▶ **Task goal**: Lines from the material below that hold the string "true" are what is needed; copy each of them.

▶ **Source material**:
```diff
@@ -951,10 +984,11 @@
 {
     if (quad != QUAD_NONE && (nf != kGroupFrames || !quad_instance(L, early, a.zero_offsets != 0, a.umask)))
         return hipErrorInvalidValue;
-    if ((quad == QUAD_SPLIT || quad == QUAD_STEPS) && !quad_split_layout(L)) return hipErrorInvalidValue;
-    return with_value<2, kGroupFrames>(nf, [&](auto NF) { return with_value<QUAD_NONE, QUAD_FRAMES, QUAD_SPLIT, QUAD_STEPS>(quad, [&](auto QD) {
+    if ((quad == QUAD_SPLIT || quad == QUAD_STEPS || quad == QUAD_PAIRS) && !quad_split_layout(L)) return hipErrorInvalidValue;
+    return with_value<2, kGroupFrames>(nf, [&](auto NF) { return with_value<QUAD_NONE, QUAD_FRAMES, QUAD_SPLIT, QUAD_STEPS, QUAD_PAIRS>(quad, [&](auto QD) {
         constexpr bool Q = decltype(QD)::value != QUAD_NONE && decltype(NF)::value == kGroupFrames;
-        constexpr bool ST = Q && decltype(QD)::value == QUAD_STEPS && quad_split_layout(L);
+        constexpr bool PR = Q && decltype(QD)::value == QUAD_PAIRS && quad_split_layout(L);
+        constexpr bool ST = (Q && decltype(QD)::value == QUAD_STEPS && quad_split_layout(L)) || PR;
         constexpr bool SP = (Q && decltype(QD)::value == QUAD_SPLIT && quad_split_layout(L)) || ST;
         FramesArgs<NF> g;
         g.c = a;
@@ -968,12 +1002,12 @@
         const dim3 grid((unsigned)(NF == 4 ? 8 * nwx : dl ? 16 * ((nwx + 3) / 4) : 8 * ((nwx + 1) / 2)));
         if (u_kernel_channel(early, a.zero_offsets, a.umask) >= 0)
             return with_value<1, 2, 4, 8>(a.umask, [&](auto U) {
-                hipLaunchKernelGGL((march_regions_frames_u<L, W, false, true, U, NF, Q, SP, ST>), grid, block, lds, s, g, sc.tiles, sc.hdr, nwx, dl);
+                hipLaunchKernelGGL((march_regions_frames_u<L, W, false, true, U, NF, Q, SP, ST, PR>), grid, block, lds, s, g, sc.tiles, sc.hdr, nwx, dl);
                 return hipGetLastError();
             }, hipErrorInvalidValue);
         return with_bool(early, [&](auto E) { return with_bool(a.zero_offsets, [&](auto Z) {
             constexpr bool QG = Q && quad_instance(L, decltype(E)::value, decltype(Z)::value, 0);
-            hipLaunchKernelGGL((march_regions_frames<L, W, E, Z, NF, QG, QG && SP, QG && ST>), grid, block, lds, s, g, sc.tiles, sc.hdr, nwx, dl);
+            hipLaunchKernelGGL((march_regions_frames<L, W, E, Z, NF, QG, QG && SP, QG && ST, QG && PR>), grid, block, lds, s, g, sc.tiles, sc.hdr, nwx, dl);
             return hipGetLastError();
         }); });
     }, hipErrorInvalidValue); }, hipErrorInvalidValue);
diff --git a/volumetricrenderer_amd/csrc/vr_options.cpp b/volumetricrenderer_amd/csrc/vr_options.cpp
--- a/volumetricrenderer_amd/csrc/vr_options.cpp
+++ b/volumetricrenderer_amd/csrc/vr_options.cpp
@@ -88,6 +88,11 @@
     if (n == "quad_steps") {
         if (value < 0 || value > 1) return fail(VR_ERR_INVALID, "vr_set_option: quad_steps is 0 or 1");
         c->quad_steps = value;
+        return VR_OK;
+    }
+    if (n == "quad_pairs") {
+        if (value < 0 || value > 1) return fail(VR_ERR_INVALID, "vr_set_option: quad_pairs is 0 or 1");
+        c->quad_pairs = value;
         return VR_OK;
     }
     if (n == "inject_throw") {
@@ -285,6 +290,8 @@
     if (n == "quad_split_launches") return (int)std::min<long long>(c->quad_split_launches, 0x7fffffff);
     if (n == "quad_steps") return c->quad_steps;
     if (n == "quad_steps_launches") return (int)std::min<long long>(c->quad_steps_launches, 0x7fffffff);
+    if (n == "quad_pairs") return c->quad_pairs;
+    if (n == "quad_pairs_launches") return (int)std::min<long long>(c->quad_pairs_launches, 0x7fffffff);
     if (n == "quad_launches") return (int)std::min<long long>(c->quad_launches, 0x7fffffff);
     if (n == "launch_cache_hits") return (int)std::min<long long>(c->lc_hits, 0x7fffffff);
     if (n == "experiments") return VR_EXPERIMENTS;
diff --git a/volumetricrenderer_amd/csrc/vr_render.cpp b/volumetricrenderer_amd/csrc/vr_render.cpp
--- a/volumetricrenderer_amd/csrc/vr_render.cpp
+++ b/volumetricrenderer_amd/csrc/vr_render.cpp
@@ -326,11 +326,13 @@
     for (int k = 0; k < n; ++k) quad = quad && !fr[k].step_counter;
     const bool split = quad && c->quad_split && quad_split_layout(f[0].pl.layout);
     const bool steps = split && c->quad_steps;
+    const bool pairs = steps && c->quad_pairs;
     HIP_TRY(launch_march_frames(f[0].a, fr, n, f[0].pl.layout, f[0].pl.early, sc, c->pair_deal,
-                                steps ? QUAD_STEPS : split ? QUAD_SPLIT : quad ? QUAD_FRAMES : QUAD_NONE, hs));
+                                pairs ? QUAD_PAIRS : steps ? QUAD_STEPS : split ? QUAD_SPLIT : quad ? QUAD_FRAMES : QUAD_NONE, hs));
     c->quad_launches += quad;
     c->quad_split_launches += split;
     c->quad_steps_launches += steps;
+    c->quad_pairs_launches += pairs;
     c->group_launches += n == VR_MAX_GROUP;
     c->pair_launches += n / 2;
     c->renders_since_build += n - 1;
```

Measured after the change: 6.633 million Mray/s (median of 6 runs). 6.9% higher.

▶ **Exercise response**:
-                hipLaunchKernelGGL((march_regions_frames_u<L, W, false, true, U, NF, Q, SP, ST>), grid, block, lds, s, g, sc.tiles, sc.hdr, nwx, dl);
+                hipLaunchKernelGGL((march_regions_frames_u<L, W, false, true, U, NF, Q, SP, ST, PR>), grid, block, lds, s, g, sc.tiles, sc.hdr, nwx, dl);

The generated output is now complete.